Exercise brief - Please report the number of lines in the entries below that contain "GpuLayer", with nothing added.

──────── Dataset records ────────

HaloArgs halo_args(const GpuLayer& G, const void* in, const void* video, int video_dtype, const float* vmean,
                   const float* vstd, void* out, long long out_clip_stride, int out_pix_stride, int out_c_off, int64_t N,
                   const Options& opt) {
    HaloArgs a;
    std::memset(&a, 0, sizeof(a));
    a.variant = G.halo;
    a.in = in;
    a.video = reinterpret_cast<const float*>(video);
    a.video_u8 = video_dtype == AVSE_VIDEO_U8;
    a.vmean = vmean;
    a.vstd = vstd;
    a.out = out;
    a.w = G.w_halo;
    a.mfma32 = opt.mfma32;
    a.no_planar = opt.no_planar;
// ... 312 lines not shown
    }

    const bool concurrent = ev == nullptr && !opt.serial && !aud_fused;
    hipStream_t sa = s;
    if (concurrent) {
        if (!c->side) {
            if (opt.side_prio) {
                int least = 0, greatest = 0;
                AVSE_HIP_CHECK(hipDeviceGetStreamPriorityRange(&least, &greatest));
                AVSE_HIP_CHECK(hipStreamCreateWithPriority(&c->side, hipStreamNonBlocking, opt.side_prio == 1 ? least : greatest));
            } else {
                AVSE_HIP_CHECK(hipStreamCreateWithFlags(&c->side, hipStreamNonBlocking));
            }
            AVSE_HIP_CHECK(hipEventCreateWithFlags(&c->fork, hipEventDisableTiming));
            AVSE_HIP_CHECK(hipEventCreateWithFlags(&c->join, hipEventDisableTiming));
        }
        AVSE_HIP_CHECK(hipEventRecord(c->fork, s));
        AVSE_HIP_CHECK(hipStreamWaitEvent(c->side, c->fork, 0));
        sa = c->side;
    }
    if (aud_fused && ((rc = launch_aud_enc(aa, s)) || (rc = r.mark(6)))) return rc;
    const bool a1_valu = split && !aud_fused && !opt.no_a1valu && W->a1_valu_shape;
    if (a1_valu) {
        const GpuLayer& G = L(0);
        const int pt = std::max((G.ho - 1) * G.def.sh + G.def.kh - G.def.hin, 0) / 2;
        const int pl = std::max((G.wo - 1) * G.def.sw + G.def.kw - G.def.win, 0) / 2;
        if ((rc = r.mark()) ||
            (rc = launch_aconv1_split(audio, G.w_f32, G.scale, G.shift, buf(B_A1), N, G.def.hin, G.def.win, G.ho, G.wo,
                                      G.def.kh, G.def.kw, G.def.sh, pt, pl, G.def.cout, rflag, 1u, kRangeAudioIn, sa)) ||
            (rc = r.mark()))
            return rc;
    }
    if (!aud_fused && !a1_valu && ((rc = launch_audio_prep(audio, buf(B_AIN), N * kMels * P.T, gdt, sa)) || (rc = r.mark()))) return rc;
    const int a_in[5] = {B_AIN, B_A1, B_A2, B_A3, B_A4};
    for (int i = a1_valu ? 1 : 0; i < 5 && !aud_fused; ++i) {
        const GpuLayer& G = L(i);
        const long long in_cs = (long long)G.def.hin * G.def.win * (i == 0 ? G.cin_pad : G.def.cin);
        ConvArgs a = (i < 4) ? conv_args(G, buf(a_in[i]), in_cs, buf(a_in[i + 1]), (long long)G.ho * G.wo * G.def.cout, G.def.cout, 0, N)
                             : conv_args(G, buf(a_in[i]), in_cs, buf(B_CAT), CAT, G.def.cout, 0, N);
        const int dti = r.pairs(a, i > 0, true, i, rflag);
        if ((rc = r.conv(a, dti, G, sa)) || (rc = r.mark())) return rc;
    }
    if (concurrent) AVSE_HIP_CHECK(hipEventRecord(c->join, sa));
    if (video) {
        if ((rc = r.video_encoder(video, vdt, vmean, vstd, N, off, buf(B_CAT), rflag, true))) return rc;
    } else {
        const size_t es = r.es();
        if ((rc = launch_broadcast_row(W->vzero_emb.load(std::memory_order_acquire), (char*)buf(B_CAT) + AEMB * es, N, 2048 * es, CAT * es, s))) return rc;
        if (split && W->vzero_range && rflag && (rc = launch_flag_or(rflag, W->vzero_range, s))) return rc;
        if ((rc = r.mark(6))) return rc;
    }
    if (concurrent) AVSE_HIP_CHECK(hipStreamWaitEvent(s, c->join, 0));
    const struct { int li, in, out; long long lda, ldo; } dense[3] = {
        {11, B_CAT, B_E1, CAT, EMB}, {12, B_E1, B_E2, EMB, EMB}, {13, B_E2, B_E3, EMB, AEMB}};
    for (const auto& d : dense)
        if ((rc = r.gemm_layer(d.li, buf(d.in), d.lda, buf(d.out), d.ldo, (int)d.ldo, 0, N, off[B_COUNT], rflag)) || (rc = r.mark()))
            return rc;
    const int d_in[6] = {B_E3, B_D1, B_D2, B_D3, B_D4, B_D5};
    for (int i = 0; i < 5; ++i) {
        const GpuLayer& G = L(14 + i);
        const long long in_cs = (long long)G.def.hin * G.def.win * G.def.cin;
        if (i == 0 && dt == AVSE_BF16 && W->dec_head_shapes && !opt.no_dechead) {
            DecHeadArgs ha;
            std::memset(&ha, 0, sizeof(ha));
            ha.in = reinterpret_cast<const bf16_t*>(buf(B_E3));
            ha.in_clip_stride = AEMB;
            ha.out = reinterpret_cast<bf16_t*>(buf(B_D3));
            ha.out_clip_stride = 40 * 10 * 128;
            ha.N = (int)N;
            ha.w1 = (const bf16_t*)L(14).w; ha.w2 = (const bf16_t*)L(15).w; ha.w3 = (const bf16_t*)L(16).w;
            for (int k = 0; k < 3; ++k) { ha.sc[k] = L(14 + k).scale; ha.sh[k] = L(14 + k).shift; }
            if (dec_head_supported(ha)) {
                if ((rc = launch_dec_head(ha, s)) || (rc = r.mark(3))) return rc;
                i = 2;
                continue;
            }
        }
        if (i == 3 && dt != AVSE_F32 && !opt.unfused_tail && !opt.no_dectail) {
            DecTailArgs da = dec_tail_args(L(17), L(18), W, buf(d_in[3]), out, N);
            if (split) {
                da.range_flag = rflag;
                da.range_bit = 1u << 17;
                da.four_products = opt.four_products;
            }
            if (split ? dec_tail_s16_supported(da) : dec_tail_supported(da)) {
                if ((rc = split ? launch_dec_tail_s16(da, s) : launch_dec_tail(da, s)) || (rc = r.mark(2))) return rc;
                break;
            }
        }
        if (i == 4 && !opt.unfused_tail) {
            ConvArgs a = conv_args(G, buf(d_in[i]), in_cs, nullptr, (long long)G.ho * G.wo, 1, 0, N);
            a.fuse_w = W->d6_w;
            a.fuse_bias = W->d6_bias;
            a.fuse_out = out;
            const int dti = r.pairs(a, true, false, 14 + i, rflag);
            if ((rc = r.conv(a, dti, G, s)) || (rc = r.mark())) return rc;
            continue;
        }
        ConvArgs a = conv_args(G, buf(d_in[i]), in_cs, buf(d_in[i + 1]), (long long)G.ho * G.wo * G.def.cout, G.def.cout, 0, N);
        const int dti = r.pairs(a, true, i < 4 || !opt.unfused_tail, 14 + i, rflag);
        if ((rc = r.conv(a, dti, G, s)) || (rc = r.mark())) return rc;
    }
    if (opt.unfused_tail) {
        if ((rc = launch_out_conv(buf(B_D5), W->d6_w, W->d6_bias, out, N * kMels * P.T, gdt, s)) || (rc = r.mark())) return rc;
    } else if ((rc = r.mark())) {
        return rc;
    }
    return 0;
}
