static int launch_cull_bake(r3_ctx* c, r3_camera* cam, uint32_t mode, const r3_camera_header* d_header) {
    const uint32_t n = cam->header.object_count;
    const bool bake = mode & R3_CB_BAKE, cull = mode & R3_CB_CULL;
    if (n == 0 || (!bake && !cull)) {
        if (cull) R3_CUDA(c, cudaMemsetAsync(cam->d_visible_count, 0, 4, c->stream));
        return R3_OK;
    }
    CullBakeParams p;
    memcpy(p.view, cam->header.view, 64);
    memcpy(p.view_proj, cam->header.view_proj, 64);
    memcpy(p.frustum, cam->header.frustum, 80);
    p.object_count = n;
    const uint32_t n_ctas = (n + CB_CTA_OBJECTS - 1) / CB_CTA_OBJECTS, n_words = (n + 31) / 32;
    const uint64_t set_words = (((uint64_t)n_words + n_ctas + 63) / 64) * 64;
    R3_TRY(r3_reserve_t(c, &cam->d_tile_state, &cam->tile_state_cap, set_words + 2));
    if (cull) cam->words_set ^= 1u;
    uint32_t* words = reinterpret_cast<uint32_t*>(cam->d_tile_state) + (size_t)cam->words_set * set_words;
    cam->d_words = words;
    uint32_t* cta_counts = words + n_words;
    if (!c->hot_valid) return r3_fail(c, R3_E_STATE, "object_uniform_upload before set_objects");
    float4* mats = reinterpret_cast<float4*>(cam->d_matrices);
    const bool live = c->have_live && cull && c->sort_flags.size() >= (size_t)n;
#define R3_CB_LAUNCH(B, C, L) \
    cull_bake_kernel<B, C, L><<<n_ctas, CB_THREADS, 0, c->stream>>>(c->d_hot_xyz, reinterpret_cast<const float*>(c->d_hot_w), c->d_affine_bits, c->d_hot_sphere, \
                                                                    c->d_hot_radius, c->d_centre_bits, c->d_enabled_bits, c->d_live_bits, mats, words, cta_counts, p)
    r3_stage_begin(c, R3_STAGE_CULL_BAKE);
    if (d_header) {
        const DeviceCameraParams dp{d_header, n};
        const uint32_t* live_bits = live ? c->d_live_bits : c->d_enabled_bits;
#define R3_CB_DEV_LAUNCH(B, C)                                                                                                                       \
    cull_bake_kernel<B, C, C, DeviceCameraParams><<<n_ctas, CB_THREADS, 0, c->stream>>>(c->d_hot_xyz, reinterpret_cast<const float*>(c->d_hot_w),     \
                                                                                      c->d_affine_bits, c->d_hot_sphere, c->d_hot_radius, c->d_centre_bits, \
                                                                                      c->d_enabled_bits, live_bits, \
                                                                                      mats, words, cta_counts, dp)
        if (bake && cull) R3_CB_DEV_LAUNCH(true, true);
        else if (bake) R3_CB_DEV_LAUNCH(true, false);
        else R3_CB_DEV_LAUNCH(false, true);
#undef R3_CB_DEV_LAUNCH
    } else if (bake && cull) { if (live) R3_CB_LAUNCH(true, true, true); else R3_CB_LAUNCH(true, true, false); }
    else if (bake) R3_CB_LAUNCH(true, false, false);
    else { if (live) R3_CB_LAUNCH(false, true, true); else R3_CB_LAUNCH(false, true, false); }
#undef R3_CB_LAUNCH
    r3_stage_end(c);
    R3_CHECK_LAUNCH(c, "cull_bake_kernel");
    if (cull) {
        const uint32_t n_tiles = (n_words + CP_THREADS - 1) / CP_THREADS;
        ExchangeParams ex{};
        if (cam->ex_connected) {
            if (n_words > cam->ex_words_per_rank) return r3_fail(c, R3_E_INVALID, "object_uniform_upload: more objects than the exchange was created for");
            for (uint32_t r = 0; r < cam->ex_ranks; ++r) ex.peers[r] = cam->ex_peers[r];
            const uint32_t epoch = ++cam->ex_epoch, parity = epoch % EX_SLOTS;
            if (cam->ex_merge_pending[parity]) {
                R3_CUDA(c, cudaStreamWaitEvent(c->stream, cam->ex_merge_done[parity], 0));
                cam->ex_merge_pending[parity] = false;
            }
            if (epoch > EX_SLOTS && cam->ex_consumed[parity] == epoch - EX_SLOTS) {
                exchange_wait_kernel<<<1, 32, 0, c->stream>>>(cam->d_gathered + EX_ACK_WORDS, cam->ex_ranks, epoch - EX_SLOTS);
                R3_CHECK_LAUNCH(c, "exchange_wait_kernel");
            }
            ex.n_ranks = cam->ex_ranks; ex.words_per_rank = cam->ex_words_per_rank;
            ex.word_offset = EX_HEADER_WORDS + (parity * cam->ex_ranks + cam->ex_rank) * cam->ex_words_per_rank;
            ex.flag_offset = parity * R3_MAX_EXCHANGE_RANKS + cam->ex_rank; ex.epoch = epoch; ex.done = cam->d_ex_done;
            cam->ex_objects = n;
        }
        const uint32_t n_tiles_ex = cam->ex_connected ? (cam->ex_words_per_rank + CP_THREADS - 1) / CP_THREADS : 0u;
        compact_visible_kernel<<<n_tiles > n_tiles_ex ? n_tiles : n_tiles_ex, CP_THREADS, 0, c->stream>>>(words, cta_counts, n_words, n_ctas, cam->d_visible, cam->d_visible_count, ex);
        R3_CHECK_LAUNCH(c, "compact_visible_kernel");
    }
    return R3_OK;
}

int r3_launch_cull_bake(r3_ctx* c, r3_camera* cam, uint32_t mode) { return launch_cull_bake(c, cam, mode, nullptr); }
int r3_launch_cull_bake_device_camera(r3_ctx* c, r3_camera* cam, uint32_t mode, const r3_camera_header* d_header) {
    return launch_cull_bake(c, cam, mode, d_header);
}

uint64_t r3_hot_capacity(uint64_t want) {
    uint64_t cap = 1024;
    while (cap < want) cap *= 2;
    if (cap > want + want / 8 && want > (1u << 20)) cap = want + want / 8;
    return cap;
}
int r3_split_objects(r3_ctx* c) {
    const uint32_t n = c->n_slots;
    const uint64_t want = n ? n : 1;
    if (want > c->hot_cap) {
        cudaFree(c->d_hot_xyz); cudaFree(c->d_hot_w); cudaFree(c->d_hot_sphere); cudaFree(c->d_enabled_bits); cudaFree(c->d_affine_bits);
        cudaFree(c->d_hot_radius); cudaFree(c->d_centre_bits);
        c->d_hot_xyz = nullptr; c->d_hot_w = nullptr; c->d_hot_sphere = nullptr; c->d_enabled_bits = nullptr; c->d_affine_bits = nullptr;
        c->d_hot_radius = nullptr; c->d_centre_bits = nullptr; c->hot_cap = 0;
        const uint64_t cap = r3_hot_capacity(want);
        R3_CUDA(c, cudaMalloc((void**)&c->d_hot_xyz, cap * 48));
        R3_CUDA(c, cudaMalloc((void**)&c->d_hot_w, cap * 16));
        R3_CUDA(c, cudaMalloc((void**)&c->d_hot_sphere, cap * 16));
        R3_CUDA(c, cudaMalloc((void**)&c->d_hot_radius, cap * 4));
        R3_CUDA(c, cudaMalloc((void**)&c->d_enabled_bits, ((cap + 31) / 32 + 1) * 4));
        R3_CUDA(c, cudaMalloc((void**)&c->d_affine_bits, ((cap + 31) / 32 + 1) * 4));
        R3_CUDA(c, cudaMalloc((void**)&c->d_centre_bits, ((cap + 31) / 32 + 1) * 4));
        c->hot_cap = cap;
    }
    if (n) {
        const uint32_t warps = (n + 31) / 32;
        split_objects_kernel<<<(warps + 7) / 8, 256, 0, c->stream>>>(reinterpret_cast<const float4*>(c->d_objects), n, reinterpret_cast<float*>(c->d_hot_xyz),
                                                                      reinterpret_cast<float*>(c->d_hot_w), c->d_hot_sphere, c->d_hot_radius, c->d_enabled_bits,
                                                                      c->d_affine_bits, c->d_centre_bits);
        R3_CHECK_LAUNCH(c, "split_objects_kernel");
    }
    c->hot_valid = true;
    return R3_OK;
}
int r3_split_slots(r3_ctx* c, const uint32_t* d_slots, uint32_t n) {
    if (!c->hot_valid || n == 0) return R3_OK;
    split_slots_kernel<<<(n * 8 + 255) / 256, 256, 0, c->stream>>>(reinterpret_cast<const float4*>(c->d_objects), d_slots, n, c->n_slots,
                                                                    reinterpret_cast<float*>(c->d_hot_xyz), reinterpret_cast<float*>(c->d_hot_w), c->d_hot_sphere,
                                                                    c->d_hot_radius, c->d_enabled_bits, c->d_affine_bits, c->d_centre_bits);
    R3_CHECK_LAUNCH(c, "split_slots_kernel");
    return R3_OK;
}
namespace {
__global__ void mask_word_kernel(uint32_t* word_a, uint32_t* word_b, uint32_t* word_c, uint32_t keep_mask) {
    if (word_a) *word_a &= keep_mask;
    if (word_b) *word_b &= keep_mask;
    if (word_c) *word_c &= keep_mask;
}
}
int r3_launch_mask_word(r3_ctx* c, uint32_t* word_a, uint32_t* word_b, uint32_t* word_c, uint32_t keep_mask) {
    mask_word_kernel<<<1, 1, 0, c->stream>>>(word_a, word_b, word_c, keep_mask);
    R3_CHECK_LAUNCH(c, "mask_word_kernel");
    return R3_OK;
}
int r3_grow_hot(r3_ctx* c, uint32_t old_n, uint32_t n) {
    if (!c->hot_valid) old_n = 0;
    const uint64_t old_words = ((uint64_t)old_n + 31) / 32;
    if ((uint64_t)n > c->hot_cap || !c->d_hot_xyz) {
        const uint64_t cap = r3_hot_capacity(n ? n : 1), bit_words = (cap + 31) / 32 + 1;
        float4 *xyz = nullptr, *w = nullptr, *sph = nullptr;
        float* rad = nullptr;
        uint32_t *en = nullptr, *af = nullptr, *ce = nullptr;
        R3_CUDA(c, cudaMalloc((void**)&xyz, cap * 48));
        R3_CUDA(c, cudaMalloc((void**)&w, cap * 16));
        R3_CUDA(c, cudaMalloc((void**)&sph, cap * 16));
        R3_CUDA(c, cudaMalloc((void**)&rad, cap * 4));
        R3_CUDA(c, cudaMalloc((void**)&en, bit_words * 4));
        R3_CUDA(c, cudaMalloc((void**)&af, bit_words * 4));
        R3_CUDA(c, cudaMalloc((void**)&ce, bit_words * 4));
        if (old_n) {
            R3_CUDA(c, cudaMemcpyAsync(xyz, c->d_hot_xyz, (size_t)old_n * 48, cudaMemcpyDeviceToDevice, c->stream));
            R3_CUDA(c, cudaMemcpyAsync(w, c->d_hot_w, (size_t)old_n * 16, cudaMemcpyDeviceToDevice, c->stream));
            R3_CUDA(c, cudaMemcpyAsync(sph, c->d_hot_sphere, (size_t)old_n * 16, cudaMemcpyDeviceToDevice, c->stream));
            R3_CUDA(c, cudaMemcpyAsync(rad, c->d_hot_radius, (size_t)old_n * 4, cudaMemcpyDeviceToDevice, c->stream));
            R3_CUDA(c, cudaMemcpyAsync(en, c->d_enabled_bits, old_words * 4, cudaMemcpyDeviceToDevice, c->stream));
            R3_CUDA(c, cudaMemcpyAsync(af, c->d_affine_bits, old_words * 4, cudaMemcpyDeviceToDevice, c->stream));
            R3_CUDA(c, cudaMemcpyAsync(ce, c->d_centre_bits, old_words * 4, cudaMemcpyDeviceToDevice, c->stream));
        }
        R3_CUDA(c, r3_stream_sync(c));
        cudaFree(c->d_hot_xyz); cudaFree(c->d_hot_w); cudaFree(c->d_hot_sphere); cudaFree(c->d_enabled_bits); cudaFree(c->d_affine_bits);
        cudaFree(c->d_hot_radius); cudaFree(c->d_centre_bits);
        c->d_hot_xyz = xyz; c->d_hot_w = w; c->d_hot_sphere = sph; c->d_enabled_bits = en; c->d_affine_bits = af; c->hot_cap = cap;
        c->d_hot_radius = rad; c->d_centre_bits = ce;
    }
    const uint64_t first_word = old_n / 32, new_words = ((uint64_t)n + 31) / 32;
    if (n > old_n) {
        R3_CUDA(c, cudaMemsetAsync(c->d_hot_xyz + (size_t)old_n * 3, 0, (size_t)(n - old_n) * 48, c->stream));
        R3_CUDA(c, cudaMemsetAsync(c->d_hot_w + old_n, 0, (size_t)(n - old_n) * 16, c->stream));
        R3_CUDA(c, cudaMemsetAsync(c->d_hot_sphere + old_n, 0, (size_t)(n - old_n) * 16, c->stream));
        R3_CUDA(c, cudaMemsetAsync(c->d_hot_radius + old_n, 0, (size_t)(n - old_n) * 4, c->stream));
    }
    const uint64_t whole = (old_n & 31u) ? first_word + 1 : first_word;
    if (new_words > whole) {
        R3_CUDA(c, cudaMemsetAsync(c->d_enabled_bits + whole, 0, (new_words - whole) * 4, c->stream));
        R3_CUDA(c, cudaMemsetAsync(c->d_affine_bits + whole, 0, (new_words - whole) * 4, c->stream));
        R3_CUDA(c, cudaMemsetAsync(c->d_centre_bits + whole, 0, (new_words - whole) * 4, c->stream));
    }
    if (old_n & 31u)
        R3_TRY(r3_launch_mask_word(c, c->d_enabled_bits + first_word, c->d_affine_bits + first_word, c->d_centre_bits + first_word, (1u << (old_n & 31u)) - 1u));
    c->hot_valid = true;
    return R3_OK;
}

────────

Completed exercise - 4